I didn't realize when I bought the house that I purchased two trucks as well. I discovered them on a walk shortly after I moved in. I have no idea how they ended up in my woods but there they will stay for as long as they take to decay. There are trees grown up around them that are probably 30 or 40 years old, there is no way to remove them without taking down some trees and frankly, I'm not interested in that kind of work just to remove two trucks. I will need to clean up around one of them because there are at least 4 bicycle frames surrounding it, but otherwise I think it can be left as a kind of 'art piece' in the woods.

I don't know what year it's from but I think it has probably been sitting in these woods since before television was invented. It's rear wheel well is about 20 feet away behind it and other than the wheel well, this is all that's left. I remember from walking out behind the town of Pictou, before I moved, finding a truck bed in the woods - a tree had grown in the middle of the bed and was at least 40 or 50 years old. What is is with people leaving trucks in the woods?
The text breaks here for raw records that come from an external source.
template <int FMT>
__global__ __launch_bounds__(S0P_NT) void stem0_mx_kernel(Stem0Params p) {
    typedef bf16_t T;
    __shared__ __attribute__((aligned(16))) char E[S0M_NIB * 8 * S0M_CP];
    static_assert(S0_PH * S0P_PROW * 2 <= S0M_NIB * 8 * S0M_CP, "patch must fit under the tile");
    T* Xs = reinterpret_cast<T*>(E);

    const int tid = threadIdx.x, lane = tid & 63;
    const int wave = __builtin_amdgcn_readfirstlane(tid >> 6);
    const int pl = lane & 31, h = lane >> 5;
    const int Ho = p.H >> 1, Wo = p.W >> 1;
    unsigned tbx = blockIdx.x, tby = blockIdx.y, tbz = blockIdx.z;
    if (p.kind & STEM0_XCD) xcd_tile_order(tbx, tby, tbz);
    const int ox0 = tbx * S0_TOW, oy0 = tby * S0_TOH, b = tbz;

    const int iy0 = 2 * (oy0 - 1), ix0 = 2 * (ox0 - 1);
    if constexpr (FMT == CF_IN_U8_HWC_BGR) {
        constexpr int ND = S0P_ND, RG = S0P_NT / ND, NITD = (S0_PH + RG - 1) / RG;
        const int d = tid % ND, rg = tid / ND;
        const bool tact = rg < RG;
        const int boff = ix0 * 3 - 2 + 4 * d;
        const bool din = tact && boff >= 0 && boff + 4 <= p.W * 3;
        const int cboff = min(max(boff, 0), p.W * 3 - 4);
        float sc[4], sh[4]; bool bok[4];
#pragma unroll
        for (int i = 0; i < 4; ++i) {
            const int e = 4 * d - 2 + i;
            bok[i] = din && e >= 0 && e < S0_PW * 3;
            const int ci = (e + 3) % 3;
            sc[i] = ci == 0 ? 1.0f / (255.0f * 0.289f) : ci == 1 ? 1.0f / (255.0f * 0.274f) : 1.0f / (255.0f * 0.278f);
            sh[i] = ci == 0 ? -0.408f / 0.289f : ci == 1 ? -0.447f / 0.274f : -0.470f / 0.278f;
        }
        uint32_t v[NITD];
#pragma unroll
        for (int it = 0; it < NITD; ++it) {
            const int cy = min(max(iy0 + rg + it * RG, 0), p.H - 1);
            v[it] = *reinterpret_cast<const uint32_t*>((const uint8_t*)p.x + ((size_t)b * p.H + cy) * p.W * 3 + cboff);
        }
        const bool interior = iy0 >= 0 && iy0 + S0_PH <= p.H && ix0 * 3 - 2 >= 0 && ix0 * 3 - 2 + 4 * ND <= p.W * 3;
        auto convert = [&](auto inside) {
#pragma unroll
            for (int it = 0; it < NITD; ++it) {
                const int r = rg + it * RG, iy = iy0 + r;
                const bool rowok = (unsigned)iy < (unsigned)p.H;
                float f[4];
#pragma unroll
                for (int i = 0; i < 4; ++i) {
                    const float u = (float)((v[it] >> (8 * i)) & 0xffu);
                    const float nv = fmaf(u, sc[i], sh[i]);
                    f[i] = (decltype(inside)::value || (rowok && bok[i])) ? nv : 0.0f;
                }
                if (tact && r < S0_PH) {
                    u32x2 o; o.x = pack_bf16x2(f[0], f[1]); o.y = pack_bf16x2(f[2], f[3]);
                    *reinterpret_cast<u32x2*>(reinterpret_cast<char*>(Xs) + r * (S0P_PROW * 2) + d * 8) = o;
                }
            }
        };
        if (interior) convert(std::true_type{}); else convert(std::false_type{});
    } else {
        constexpr int ECOLS = S0_PW * 3, RSTEP = S0P_NT / ECOLS, NIT = (S0_PH + RSTEP - 1) / RSTEP;
        const int e = tid % ECOLS, r0 = tid / ECOLS;
        const bool tact = r0 < RSTEP;
        const int col = e / 3, ci = e - col * 3;
        const int ix = ix0 + col;
        const bool xok = tact && (unsigned)ix < (unsigned)p.W;
        const int cx = min(max(ix, 0), p.W - 1);
        float v[NIT];
#pragma unroll
        for (int it = 0; it < NIT; ++it) {
            const int r = r0 + it * RSTEP;
            const int iy = iy0 + r;
            const bool ok = xok && r < S0_PH && (unsigned)iy < (unsigned)p.H;
            const int cy = min(max(iy, 0), p.H - 1);
            const float f = ((const float*)p.x)[(((size_t)b * 3 + ci) * p.H + cy) * p.W + cx];
            v[it] = ok ? f : 0.0f;
        }
#pragma unroll
        for (int it = 0; it < NIT; ++it) {
            const int r = r0 + it * RSTEP;
            if (tact && r < S0_PH) Xs[r * S0P_PROW + 2 + e] = (T)(pack_bf16x2(v[it], 0.0f) & 0xffffu);
        }
    }
    __syncthreads();

    u32x4 ws[2];
#pragma unroll
    for (int c = 0; c < 2; ++c) ws[c] = ld16((const char*)p.wstem + ((size_t)c * 64 + lane) * 16);
    u32x2 A[2][3][2];
    {
        const u32x2* at = reinterpret_cast<const u32x2*>(p.wdw) + lane;
#pragma unroll
        for (int q = 0; q < 2; ++q)
#pragma unroll
            for (int ky = 0; ky < 3; ++ky)
#pragma unroll
                for (int ks = 0; ks < 2; ++ks) A[q][ky][ks] = at[((q * 3 + ky) * 2 + ks) * 64];
    }
    constexpr int MAXB = (S0M_NIB + S0P_NW - 1) / S0P_NW;
    u32x4 xg[MAXB][2];
    const bool halo_inside = oy0 >= 1 && oy0 + S0_TOH + 1 <= Ho && ox0 >= 1 && ox0 + S0_TOW + 1 <= Wo;
    auto gather = [&](auto inside) {
#pragma unroll
    for (int t = 0; t < MAXB; ++t) {
        const int ib = wave + S0P_NW * t;
        const int ip = ib * 32 + pl;
        const int ipc = ip < S0M_IPX ? ip : S0M_IPX - 1;
        const int ty = ipc / S0M_IWP, txq = ipc - ty * S0M_IWP, tx = txq < S0_IW ? txq : S0_IW - 1;
        const int y = oy0 - 1 + ty, x = ox0 - 1 + tx;
        const bool inmap = decltype(inside)::value || (ip < S0M_IPX && (unsigned)y < (unsigned)Ho && (unsigned)x < (unsigned)Wo);
        const char* xp = reinterpret_cast<const char*>(Xs) + ((2 * ty) * S0P_PROW + (2 * tx) * 3 + 2) * 2;
#pragma unroll
        for (int c = 0; c < 2; ++c) {
            uint32_t w4[4];
#pragma unroll
            for (int i = 0; i < 4; ++i) {
                const int off = c == 0 ? h * (S0P_PROW * 2) + 4 * i
                                       : (h == 0 ? 2 * (S0P_PROW * 2) + 4 * i : 16 + (i < 2 ? i : 2) * (S0P_PROW * 2));
                const uint32_t v = *reinterpret_cast<const uint32_t*>(xp + off);
                w4[i] = inmap ? v : 0u;
            }
            xg[t][c].x = w4[0]; xg[t][c].y = w4[1]; xg[t][c].z = w4[2]; xg[t][c].w = w4[3];
        }
    }
    };
    if (halo_inside) gather(std::true_type{}); else gather(std::false_type{});
    __syncthreads();
#pragma unroll
    for (int t = 0; t < MAXB; ++t) {
        const int ib = wave + S0P_NW * t;
        if (ib >= S0M_NIB) break;
        f32x16 a;
#pragma unroll
        for (int r = 0; r < 16; ++r) a[r] = 0.0f;
#pragma unroll
        for (int c = 0; c < 2; ++c)
            a = __builtin_amdgcn_mfma_f32_32x32x16_bf16(__builtin_bit_cast(mfma_bf16x8, xg[t][c]),
                                                        __builtin_bit_cast(mfma_bf16x8, ws[c]), a, 0, 0, 0);
        char* ecell = E + (unsigned)(ib * 8 + h) * (unsigned)S0M_CP + pl * 8;
#pragma unroll
        for (int tq = 0; tq < 4; ++tq) {
            f32x2 u0, u1; u0.x = a[4 * tq]; u0.y = a[4 * tq + 1]; u1.x = a[4 * tq + 2]; u1.y = a[4 * tq + 3];
            const f32x2 y0 = swish2_pre(u0), y1 = swish2_pre(u1);
            u32x2 d;
            d.x = __builtin_bit_cast(uint32_t, __builtin_amdgcn_cvt_pkrtz(y0.x, y0.y));
            d.y = __builtin_bit_cast(uint32_t, __builtin_amdgcn_cvt_pkrtz(y1.x, y1.y));
            *reinterpret_cast<u32x2*>(ecell + 2 * tq * S0M_CP) = d;
        }
    }
    __syncthreads();

    static constexpr SetMap<S0_TOH, S0_TOW, S0M_IWQ> kSets{};
    const uint32_t se = kSets.v[wave * 16 + (lane & 15)];
    const int soy = (se >> 6) & 0x1ff, soxq = se & 63, kg = lane >> 4;
    f32x4 acc[8];
    mx_depthwise<3, S0M_IWQ, S0M_CP>(E + (unsigned)(soy * S0M_IWQ + soxq) * (unsigned)S0M_CP + kg * 64,
                                      reinterpret_cast<const u32x2 (*)[3][2]>(A), acc);
#pragma unroll
    for (int g = 0; g < 8; ++g)
#pragma unroll
        for (int i = 0; i < 4; i += 2) {
            f32x2 u; u.x = acc[g][i]; u.y = acc[g][i + 1];
            const f32x2 yv = swish2_pre(u);
            acc[g][i] = yv.x; acc[g][i + 1] = yv.y;
        }
    const u32x4 wpc = ld16((const char*)p.wproj + (size_t)lane * 16);
    const int gy = oy0 + soy, gx0 = ox0 + 4 * soxq;
#pragma unroll
    for (int i = 0; i < 4; ++i) {
        u32x4 d;
        d.x = packb(acc[0][i], acc[1][i]); d.y = packb(acc[2][i], acc[3][i]);
        d.z = packb(acc[4][i], acc[5][i]); d.w = packb(acc[6][i], acc[7][i]);
        f32x4 o = {0.0f, 0.0f, 0.0f, 0.0f};
        o = __builtin_amdgcn_mfma_f32_16x16x32_bf16(__builtin_bit_cast(mfma_bf16x8, wpc), __builtin_bit_cast(mfma_bf16x8, d), o, 0, 0, 0);
        if (gy < Ho && gx0 + i < Wo) {
            u32x2 ov; ov.x = packb(o[0], o[1]); ov.y = packb(o[2], o[3]);
            *reinterpret_cast<u32x2*>((T*)p.y + (((size_t)b * Ho + gy) * Wo + gx0 + i) * 16 + kg * 4) = ov;
        }
    }
}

The other truck is on its roof. At first I was unable to identify its model but after mentally flipping it back on it's 'wheels' I think it's a Suburban. It's definitely a truck with 4 doors, very long and quite heavily built. I can only think of the Suburban as a truck like that. It hasn't been in the woods as long as the other truck but it's certainly fared no better. It has bullet holes in the side - target practice I imagine - no doors, no windows, no tires, and the interior has been stripped. I will have to fence around this truck because it has a lot more sharp edges and the dogs are more likely to want to get inside it since if I was a forest creature I'd try to live in there and the dogs will want to investigate. It's not a very good photo but if you're interested this is what the bottom of a Suburban looks like after it's been in the woods for a couple decades.

So now I know what to do with my Explorer when it's given up the ghost. I'm kidding, I'll probably donate it to some cause or another. I owe that truck a lot more than being left to rot in the woods alone and overgrown. It's never let me down and when it does finally go it will be a sad day for me and the dogs. Lots of adventures in that truck! I suppose the two trucks in the woods have had a lot of adventures too, in a way I'm glad to have found them so they can now become part of backdrop of the story of the dogs and my life.

Sunday, August 19, 2012

You Don't Have Mail

The second time I came to see the house was with my parents so they could look at a place I was interested in. While we were there we wandered along the road and when my mom looked in the mailbox she discovered there was mail in it. I thought it a little strange that this place was still getting mail but you know those junk senders, they'll keep sending stuff long after you've moved or died.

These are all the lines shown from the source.